# mese terminando



## ohbice

Buongiorno a tutti, stavo per scrivere una email del tipo "Trasmetto in allegato gli orari del mese terminando", ma mi è venuto il dubbio che non fosse corretto.
Con mese terminando intenderei dire il mese che va a terminare proprio oggi, cioè marzo.
Se ci sono pareri li leggo volentieri


----------



## Mary49

Ciao,
mai sentito... Perché non usi "mese corrente"?


----------



## bearded

Buongiorno, ohbice
In effetti ''terminando'' in quel senso è un latinismo inusuale e per i più poco comprensibile (ci sono forme consolidate, come ''laureando'' e altre, ma non è il caso di ''terminando''). Io suggerirei ''il mese ora al termine'' oppure ''il corrente mese''.

--incrociato con Mary49--

PS. vorrei aggiungere, se mi è consentito, che anche le simili forme latine si usano di solito solo al passivo (anche laureando significa ''colui che dev'essere cinto di alloro'').


----------



## Starless74

ohbice said:


> ...gli orari del mese terminando


Espressione etimologicamente sensata ma un po' troppo "latinista". 
Personalmente ripiegherei su "...del mese di marzo".

[ risposta incrociata ]


----------



## francisgranada

Oltre che si tratta di latinismo, a prima lettura avevo la sensazione come se ci mancasse qualcosa, p.e. ".... del mese _che sta_ terminando" (intransitivo), oppure  ".... del mese terminando _qualcosa_" (transitivo). 

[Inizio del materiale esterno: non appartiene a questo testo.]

template <int C0, int C1, int COUT, int COUT2 = 0>
__global__ __launch_bounds__(512) __attribute__((amdgpu_waves_per_eu(2, 2))) void conv3x3_halo_pp_kernel(const HaloArgs a) {
    constexpr int SPP0 = C0 / 8, SPP1 = C1 / 8;
    constexpr int NS1 = round64(PH * PW * SPP1);
    constexpr int NS0 = C0 ? round64(PH0 * PW0 * SPP0) : 0;
    constexpr int PATCH_BYTES = (NS0 + NS1) * 16;
    constexpr int KSLOTS = 9 * (SPP0 + SPP1);
    constexpr int W_BYTES = KSLOTS * COUT * 16;
    constexpr int TCO = COUT / 16;
    static_assert(C0 % 32 == 0 && C1 % 32 == 0 && (TCO == 2 || TCO == 4), "ping-pong form: 32 or 64 output channels");
    static_assert(W_BYTES % 1024 == 0, "weights are moved 1 KiB per wave instruction");
    constexpr int TCO2 = COUT2 / 16;
    static_assert(COUT2 == 0 || (COUT2 == 64 && COUT == 64), "chained 1x1: 64 -> 64 (conv1_2 -> conv3d_1)");
    constexpr int N_STORES = (COUT2 ? TCO2 : TCO) * 4;

    extern __shared__ __attribute__((aligned(16))) char smem[];
    const uint32_t relu_floor = a.relu ? 0u : 0x80008000u;
    char *s_w = smem;
    char *s_patch = smem + W_BYTES;
    float *s_ss = reinterpret_cast<float *>(smem + W_BYTES + 2 * PATCH_BYTES);
    for (int i = threadIdx.x; i < COUT; i += 512) {
        s_ss[i] = a.scale[i];
        s_ss[COUT + i] = a.shift[i];
    }
    if constexpr (COUT2 > 0) {
        for (int i = threadIdx.x; i < COUT2; i += 512) {
            s_ss[2 * COUT + i] = a.scale2[i];
            s_ss[2 * COUT + COUT2 + i] = a.shift2[i];
        }
    }

    const int tid = threadIdx.x;
    const int lane = tid & 63;
    const int wave = __builtin_amdgcn_readfirstlane(tid >> 6);
    const int grp = wave >> 2, wv = wave & 3;
    const int fj = lane & 15, fq = lane >> 4;
    char *pb = s_patch + grp * PATCH_BYTES;

    for (int off = wave * 1024; off < W_BYTES; off += 8192)
        glds16h(reinterpret_cast<const char *>(a.w) + off + lane * 16, s_w + off);

    constexpr bool TABLES = (COUT2 == 0);
    constexpr int NP1 = (NS1 + 255) / 256, NP0 = (NS0 + 255) / 256;
    int tb1[TABLES ? NP1 : 1], tb0[NP0 ? NP0 : 1];
#pragma unroll
    for (int t = 0; t < (TABLES ? NP1 : 0); ++t) {
        const int L = wv * 64 + t * 256 + lane;
        const int pix = L / SPP1, phys = L - pix * SPP1;
        const int pr = pix / PW, pc = pix - pr * PW;
        tb1[t] = pix < PH * PW ? (((pr * a.W + pc) * C1 + swz<SPP1>(phys, pc) * 8) | (pr << 20) | (pc << 24)) : -1;
    }
    if constexpr (C0 > 0) {
        constexpr int S0 = SPP0 ? SPP0 : 1;
#pragma unroll
        for (int t = 0; t < NP0; ++t) {
            const int L = wv * 64 + t * 256 + lane;
            const int pix = L / S0, phys = L - pix * S0;
            const int pr = pix / PW0, pc = pix - pr * PW0;
            tb0[t] = pix < PH0 * PW0 ? (((pr * (a.W >> 1) + pc) * C0 + swz<(SPP0 ? SPP0 : 4)>(phys, pc) * 8) | (pr << 20) | (pc << 24)) : -1;
        }
    }

    const int txy = a.tiles_x * a.tiles_y;
    auto coords = [&](int tile, int &n, int &y0, int &x0) {
        n = tile / txy;
        const int r = tile - n * txy;
        const int ty = r / a.tiles_x;
        y0 = ty * TH;
        x0 = (r - ty * a.tiles_x) * TW;
    };
    auto load_patch = [&](int tile) {
        int n, y0, x0;
        coords(tile, n, y0, x0);
        if constexpr (TABLES) {
            const unsigned base = ((unsigned)(n * a.H + y0 - 1) * (unsigned)a.W + (unsigned)(x0 - 1)) * (unsigned)C1;
#pragma unroll
            for (int t = 0; t < NP1; ++t) {
                if (wv * 64 + t * 256 >= NS1) break;
                const int y = y0 - 1 + ((tb1[t] >> 20) & 15), x = x0 - 1 + ((tb1[t] >> 24) & 63);
                const bool ok = tb1[t] >= 0 && (unsigned)y < (unsigned)a.H && (unsigned)x < (unsigned)a.W;
                glds16h(ok ? (const void *)(a.in1 + (base + (unsigned)(tb1[t] & 0xfffff))) : (const void *)g_zero_page_h,
                        pb + NS0 * 16 + (wv * 64 + t * 256) * 16);
            }
        } else {
            for (int base = wv * 64; base < NS1; base += 256) {
                const int L = base + lane;
                const int pix = L / SPP1, phys = L - pix * SPP1;
                const int pr = pix / PW, pc = pix - pr * PW;
                const int y = y0 - 1 + pr, x = x0 - 1 + pc;
                const bool ok = pix < PH * PW && (unsigned)y < (unsigned)a.H && (unsigned)x < (unsigned)a.W;
                const unsigned off = ((unsigned)(n * a.H + y) * (unsigned)a.W + (unsigned)x) * (unsigned)C1 + swz<SPP1>(phys, pc) * 8;
                glds16h(ok ? (const void *)(a.in1 + off) : (const void *)g_zero_page_h, pb + NS0 * 16 + base * 16);
            }
        }
        if constexpr (C0 > 0) {
            const int Hs = a.H >> 1, Ws = a.W >> 1;
            const unsigned base = ((unsigned)(n * Hs + (y0 >> 1) - 1) * (unsigned)Ws + (unsigned)((x0 >> 1) - 1)) * (unsigned)C0;
#pragma unroll
            for (int t = 0; t < NP0; ++t) {
                if (wv * 64 + t * 256 >= NS0) break;
                const int y = (y0 >> 1) - 1 + ((tb0[t] >> 20) & 15), x = (x0 >> 1) - 1 + ((tb0[t] >> 24) & 63);
                const bool ok = tb0[t] >= 0 && (unsigned)y < (unsigned)Hs && (unsigned)x < (unsigned)Ws;
                glds16h(ok ? (const void *)(a.in0 + (base + (unsigned)(tb0[t] & 0xfffff))) : (const void *)g_zero_page_h,
                        pb + (wv * 64 + t * 256) * 16);
            }
        }
    };

    f32x4_t acc[TCO][4];
    constexpr int KC0 = C0 / 32, KC1 = C1 / 32, KC = KC0 + KC1, NG = 3 * KC;
    struct Frags {
        bf16x8_t A[3][TCO];
        bf16x8_t B[8];
    };
    auto load_group = [&](int g, Frags &F) {
        const int kx = g / KC, kk = g - kx * KC;
        if (kk < KC0) {
#pragma unroll
            for (int ky = 0; ky < 3; ++ky) {
                const int kslot = (ky * 3 + kx) * (SPP0 + SPP1) + kk * 4 + fq;
#pragma unroll
                for (int i = 0; i < TCO; ++i)
                    F.A[ky][i] = *reinterpret_cast<const bf16x8_t *>(s_w + (kslot * COUT + i * 16 + fj) * 16);
            }
#pragma unroll
            for (int hr = 0; hr < 3; ++hr)
#pragma unroll
                for (int ch = 0; ch < 2; ++ch) {
                    const int pr = wv + hr;
                    const int pc = ((ch * 16 + fj + kx - 1) >> 1) + 1;
                    F.B[hr * 2 + ch] = *reinterpret_cast<const bf16x8_t *>(pb + ((pr * PW0 + pc) * (SPP0 ? SPP0 : 1) + swz<(SPP0 ? SPP0 : 4)>(kk * 4 + fq, pc)) * 16);
                }
        } else {
            const int kc = kk - KC0;
#pragma unroll
            for (int ky = 0; ky < 3; ++ky) {
                const int kslot = (ky * 3 + kx) * (SPP0 + SPP1) + SPP0 + kc * 4 + fq;
#pragma unroll
                for (int i = 0; i < TCO; ++i)
                    F.A[ky][i] = *reinterpret_cast<const bf16x8_t *>(s_w + (kslot * COUT + i * 16 + fj) * 16);
            }
#pragma unroll
            for (int rr = 0; rr < 4; ++rr)
#pragma unroll
                for (int ch = 0; ch < 2; ++ch) {
                    const int pr = 2 * wv + rr;
                    const int pc = ch * 16 + fj + kx;
                    F.B[rr * 2 + ch] = *reinterpret_cast<const bf16x8_t *>(pb + NS0 * 16 + ((pr * PW + pc) * SPP1 + swz<SPP1>(kc * 4 + fq, pc)) * 16);
                }
        }
    };
    auto mma_group = [&](int g, const Frags &F) {
        const bool half = (g % KC) < KC0;
#pragma unroll
        for (int ky = 0; ky < 3; ++ky)
#pragma unroll
            for (int i = 0; i < TCO; ++i)
#pragma unroll
                for (int f = 0; f < 4; ++f) {
                    const int r = f >> 1, ch = f & 1;
                    const int row = half ? (((r + ky - 1) >> 1) + 1) : (r + ky);
                    acc[i][f] = __builtin_amdgcn_mfma_f32_16x16x32_bf16(F.A[ky][i], F.B[row * 2 + ch], acc[i][f], 0, 0, 0);
                }
    };
    auto compute = [&]() {
#pragma unroll
        for (int i = 0; i < TCO; ++i)
#pragma unroll
            for (int f = 0; f < 4; ++f) acc[i][f] = (f32x4_t){0.f, 0.f, 0.f, 0.f};
        if constexpr (TCO == 2) {
            Frags fr[2];
            load_group(0, fr[0]);
#pragma unroll
            for (int g = 0; g < NG; ++g) {
                if (g + 1 < NG) load_group(g + 1, fr[(g + 1) & 1]);
                __builtin_amdgcn_sched_barrier(0);
                mma_group(g, fr[g & 1]);
                __builtin_amdgcn_sched_barrier(0);
            }
        } else {
            static_assert(C0 == 0 || TCO == 2, "the 64-channel form has one full-resolution source");
            bf16x8_t B[8], A[2][TCO];
            auto load_A = [&](int g, int ky, bf16x8_t (&Ak)[TCO]) {
                const int kx = g / KC, kc = g - kx * KC;
                const int kslot = (ky * 3 + kx) * (SPP0 + SPP1) + SPP0 + kc * 4 + fq;
#pragma unroll
                for (int i = 0; i < TCO; ++i) Ak[i] = *reinterpret_cast<const bf16x8_t *>(s_w + (kslot * COUT + i * 16 + fj) * 16);
            };
#pragma unroll
            for (int g = 0; g < NG; ++g) {
                const int kx = g / KC, kc = g - kx * KC;
#pragma unroll
                for (int rr = 0; rr < 4; ++rr)
#pragma unroll
                    for (int ch = 0; ch < 2; ++ch) {
                        const int pr = 2 * wv + rr, pc = ch * 16 + fj + kx;
                        B[rr * 2 + ch] = *reinterpret_cast<const bf16x8_t *>(pb + NS0 * 16 + ((pr * PW + pc) * SPP1 + swz<SPP1>(kc * 4 + fq, pc)) * 16);
                    }
                load_A(g, 0, A[0]);
#pragma unroll
                for (int ky = 0; ky < 3; ++ky) {
                    if (ky < 2) load_A(g, ky + 1, A[(ky + 1) & 1]);
                    __builtin_amdgcn_sched_barrier(0);
#pragma unroll
                    for (int i = 0; i < TCO; ++i)
#pragma unroll
                        for (int f = 0; f < 4; ++f)
                            acc[i][f] = __builtin_amdgcn_mfma_f32_16x16x32_bf16(A[ky & 1][i], B[((f >> 1) + ky) * 2 + (f & 1)], acc[i][f], 0, 0, 0);
                    __builtin_amdgcn_sched_barrier(0);
                }
            }
        }
    };
    auto epilogue = [&](int tile) {
        int n, y0, x0;
        coords(tile, n, y0, x0);
        int zo = 0;
        asm volatile("" : "+v"(zo));
        const float *ss = s_ss + zo;
        if constexpr (COUT2 > 0) {
            bf16x8_t w2f[TCO2][COUT / 32];
            int w2off = fj * COUT + fq * 8;
            asm volatile("" : "+v"(w2off));
#pragma unroll
            for (int i2 = 0; i2 < TCO2; ++i2)
#pragma unroll
                for (int ks = 0; ks < COUT / 32; ++ks)
                    w2f[i2][ks] = *reinterpret_cast<const bf16x8_t *>(a.w2 + w2off + i2 * 16 * COUT + ks * 32);
            asm volatile("s_waitcnt vmcnt(0)" ::: "memory");
#pragma unroll
            for (int f = 0; f < 4; ++f) {
                bf16x8_t hb[COUT / 32];
#pragma unroll
                for (int ks = 0; ks < COUT / 32; ++ks) {
                    float h[8];
#pragma unroll
                    for (int hf = 0; hf < 2; ++hf) {
                        const int i = 2 * ks + hf;
                        const int kappa = 32 * (i >> 1) + 8 * fq + 4 * (i & 1);
                        const float4 sc = *reinterpret_cast<const float4 *>(ss + kappa);
                        const float4 sf = *reinterpret_cast<const float4 *>(ss + COUT + kappa);
                        h[hf * 4 + 0] = acc[i][f][0] * sc.x + sf.x;
                        h[hf * 4 + 1] = acc[i][f][1] * sc.y + sf.y;
                        h[hf * 4 + 2] = acc[i][f][2] * sc.z + sf.z;
                        h[hf * 4 + 3] = acc[i][f][3] * sc.w + sf.w;
                    }
                    uint4 p;
                    p.x = pack_bf16x2(h[0], h[1]);
                    p.y = pack_bf16x2(h[2], h[3]);
                    p.z = pack_bf16x2(h[4], h[5]);
                    p.w = pack_bf16x2(h[6], h[7]);
                    p.x = v2x_relu_bf16x2_floor(p.x, relu_floor);
                    p.y = v2x_relu_bf16x2_floor(p.y, relu_floor);
                    p.z = v2x_relu_bf16x2_floor(p.z, relu_floor);
                    p.w = v2x_relu_bf16x2_floor(p.w, relu_floor);
                    hb[ks] = __builtin_bit_cast(bf16x8_t, p);
                }
                const int y = y0 + 2 * wv + (f >> 1), x = x0 + (f & 1) * 16 + fj;
                uint16_t *prow = reinterpret_cast<uint16_t *>(a.out) + ((size_t)(n * a.H + y) * a.W + x) * a.out_cstride + a.out_coff;
                if (a.x4) {
                    const uint32_t floor2 = a.relu2 ? 0u : 0x80008000u;
#pragma unroll
                    for (int i2 = 0; i2 + 1 < TCO2; i2 += 2) {
                        uint32_t ox[2], oy[2];
#pragma unroll
                        for (int h = 0; h < 2; ++h) {
                            const int co = (i2 + h) * 16 + fq * 4;
                            const float4 s2 = *reinterpret_cast<const float4 *>(ss + 2 * COUT + co);
                            const float4 t2 = *reinterpret_cast<const float4 *>(ss + 2 * COUT + COUT2 + co);
                            f32x4_t d = (f32x4_t){0.f, 0.f, 0.f, 0.f};
#pragma unroll
                            for (int ks = 0; ks < COUT / 32; ++ks) d = __builtin_amdgcn_mfma_f32_16x16x32_bf16(w2f[i2 + h][ks], hb[ks], d, 0, 0, 0);
                            ox[h] = v2x_relu_bf16x2_floor(pack_bf16x2(d[0] * s2.x + t2.x, d[1] * s2.y + t2.y), floor2);
                            oy[h] = v2x_relu_bf16x2_floor(pack_bf16x2(d[2] * s2.z + t2.z, d[3] * s2.w + t2.w), floor2);
                        }
                        v2x_store_pair_x4(prow + i2 * 16 + fq * 4, fq, ox[0], oy[0], ox[1], oy[1]);
                    }
                    continue;
                }
#pragma unroll
                for (int i2 = 0; i2 < TCO2; ++i2) {
                    const int co = i2 * 16 + fq * 4;
                    const float4 s2 = *reinterpret_cast<const float4 *>(ss + 2 * COUT + co);
                    const float4 t2 = *reinterpret_cast<const float4 *>(ss + 2 * COUT + COUT2 + co);
                    f32x4_t d = (f32x4_t){0.f, 0.f, 0.f, 0.f};
#pragma unroll
                    for (int ks = 0; ks < COUT / 32; ++ks) d = __builtin_amdgcn_mfma_f32_16x16x32_bf16(w2f[i2][ks], hb[ks], d, 0, 0, 0);
                    float v0 = d[0] * s2.x + t2.x, v1 = d[1] * s2.y + t2.y, v2 = d[2] * s2.z + t2.z, v3 = d[3] * s2.w + t2.w;
                    if (a.relu2) {
                        v0 = fmaxf(v0, 0.f);
                        v1 = fmaxf(v1, 0.f);
                        v2 = fmaxf(v2, 0.f);
                        v3 = fmaxf(v3, 0.f);
                    }
                    uint2 o;
                    o.x = pack_bf16x2(v0, v1);
                    o.y = pack_bf16x2(v2, v3);
                    *reinterpret_cast<uint2 *>(prow + co) = o;
                }
            }
            return;
        }
        if (a.x4) {
#pragma unroll
            for (int i = 0; i < TCO; i += 2) {
                float4 sc[2], sf[2];
#pragma unroll
                for (int h = 0; h < 2; ++h) {
                    sc[h] = *reinterpret_cast<const float4 *>(ss + (i + h) * 16 + fq * 4);
                    sf[h] = *reinterpret_cast<const float4 *>(ss + COUT + (i + h) * 16 + fq * 4);
                }
#pragma unroll
                for (int f = 0; f < 4; ++f) {
                    const int y = y0 + 2 * wv + (f >> 1), x = x0 + (f & 1) * 16 + fj;
                    uint32_t ox[2], oy[2];
#pragma unroll
                    for (int h = 0; h < 2; ++h) {
                        ox[h] = v2x_relu_bf16x2_floor(pack_bf16x2(acc[i + h][f][0] * sc[h].x + sf[h].x, acc[i + h][f][1] * sc[h].y + sf[h].y), relu_floor);
                        oy[h] = v2x_relu_bf16x2_floor(pack_bf16x2(acc[i + h][f][2] * sc[h].z + sf[h].z, acc[i + h][f][3] * sc[h].w + sf[h].w), relu_floor);
                    }
                    v2x_store_pair_x4(reinterpret_cast<uint16_t *>(a.out) + ((size_t)(n * a.H + y) * a.W + x) * a.out_cstride + a.out_coff + i * 16 + fq * 4, fq,
                                      ox[0], oy[0], ox[1], oy[1]);
                }
            }
            return;
        }
#pragma unroll
        for (int i = 0; i < TCO; ++i) {
            const int co = i * 16 + fq * 4;
            const float4 sc = *reinterpret_cast<const float4 *>(ss + co);
            const float4 sf = *reinterpret_cast<const float4 *>(ss + COUT + co);
#pragma unroll
            for (int f = 0; f < 4; ++f) {
                const int y = y0 + 2 * wv + (f >> 1), x = x0 + (f & 1) * 16 + fj;
                float v0 = acc[i][f][0] * sc.x + sf.x, v1 = acc[i][f][1] * sc.y + sf.y;
                float v2 = acc[i][f][2] * sc.z + sf.z, v3 = acc[i][f][3] * sc.w + sf.w;
                uint2 o;
                o.x = pack_bf16x2(v0, v1);
                o.y = pack_bf16x2(v2, v3);
                o.x = v2x_relu_bf16x2_floor(o.x, relu_floor);
                o.y = v2x_relu_bf16x2_floor(o.y, relu_floor);
                uint16_t *dst = reinterpret_cast<uint16_t *>(a.out) + ((size_t)(n * a.H + y) * a.W + x) * a.out_cstride + a.out_coff + co;
                *reinterpret_cast<uint2 *>(dst) = o;
            }
        }
    };

    const int n_pairs = a.n_tiles >> 1;
    const v2x_tile_walk walk = v2x_xcd_tile_walk(n_pairs, a.xcd_walk);
    const int K = walk.first < walk.end ? (walk.end - walk.first + walk.step - 1) / walk.step : 0;
    auto tile_of = [&](int k) { return 2 * (walk.first + k * walk.step) + grp; };

    if (grp == 0) load_patch(tile_of(0));
    __syncthreads();

    for (int i = 0; i <= 2 * K; ++i) {
        if ((i & 1) == grp) {
            if ((i >> 1) < K) compute();
        } else {
            const int m = (i - grp - 1) / 2;
            if (m + 1 < K) load_patch(tile_of(m + 1));
            if (m >= 0) {
                epilogue(tile_of(m));
                if constexpr (N_STORES == 8) {
                    if (a.x4) asm volatile("s_waitcnt vmcnt(4)" ::: "memory");
                    else asm volatile("s_waitcnt vmcnt(8)" ::: "memory");
                } else {
                    if (a.x4) asm volatile("s_waitcnt vmcnt(8)" ::: "memory");
                    else asm volatile("s_waitcnt vmcnt(16)" ::: "memory");
                }
            } else {
                asm volatile("s_waitcnt vmcnt(0)" ::: "memory");
            }
        }
        __builtin_amdgcn_sched_barrier(0);
        __builtin_amdgcn_s_barrier();
        __builtin_amdgcn_sched_barrier(0);
    }
    static_assert(N_STORES == 8 || N_STORES == 16, "the counted waits above know 8 or 16 stores per tile and wave");
}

(non so se siate d'accordo con questa mia "logica"....)


----------



## Starless74

francisgranada said:


> (non so se siete d'accordo con questa mia "logica"....)


In realtà, come già ha accennato bearded in #3, c'è un numero ristretto di "gerundi" che in italiano,
usati come *sostantivo* o in alcuni casi anche come *nome del predicato*,
riprendono il significato di necessità/dovere del gerundivo latino,
esempi tipici:
- [il] _laureando/diplomando _(=colui che sta per laurearsi/diplomarsi);
- [l'] _esaminando_ (= colui che deve sostenere un esame), ecc.
...quindi nella frase di ohbice non "manca" nulla, a parte ovviamente la consuetudine d'uso.


----------



## Armodio

Anche perché _terminando=che va terminato (Il T1000 è terminando,_ avrebbe detto Terminator). 
Sarebbe più logico un_ terminaturo, _ma stiamo parlando di inutili folleggiamenti.
_In corso, corrente, che volge al termine, che si sta per chiudere..._


----------



## Anéqus

ohbice said:


> Buongiorno a tutti, stavo per scrivere una email del tipo "Trasmetto in allegato gli orari del mese terminando", ma mi è venuto il dubbio che non fosse corretto.
> Con mese terminando intenderei dire il mese che va a terminare proprio oggi, cioè marzo.
> Se ci sono pareri li leggo volentieri


Se non volevi semplicemente dire "Marzo", sarebbe più chiaro per me se usassi il linguaggio della tua definizione sopra. Come dice @francisgranada,


francisgranada said:


> Oltre che si tratta di latinismo, a prima lettura avevo la sensazione come se ci mancasse qualcosa, p.e. ".... del mese _che sta_ terminando" (intransitivo), oppure  ".... del mese terminando _qualcosa_" (transitivo).
> (non so se siate d'accordo con questa mia "logica"....)


 
l'aggiunto di alcune qualificatore ("trasmetto i tempi del mese che termina oggi" o anche "del mese terminando oggi" o "ora" darebbe più di un senso di completezza del pensiero. Tuttavia, per una questione di principio in qualunque linguaggio, credo che, dire qualcosa nei termini i più semplice sia il più fluide e comprensibile...ed ormai è quasi aprile comunque . Almeno la giornata lavorativa in Italia è ormai finita vero?



Armodio said:


> Anche perché _terminando=che va terminato (Il T1000 è terminando,_ avrebbe detto Terminator).
> Sarebbe più logico un_ terminaturo, _ma stiamo parlando di inutili folleggiamenti.
> _In corso, corrente, che volge al termine, che si sta per chiudere..._


----------



## ohbice

Esatto, stamattina ero sul folleggiante 
In ufficio poi... Alla fine ho evitato.
Grazie a tutti 

Ps: la prossima volta andrò di terminaturo


----------



## symposium

ohbice said:


> "Trasmetto in allegato gli orari del mese terminando"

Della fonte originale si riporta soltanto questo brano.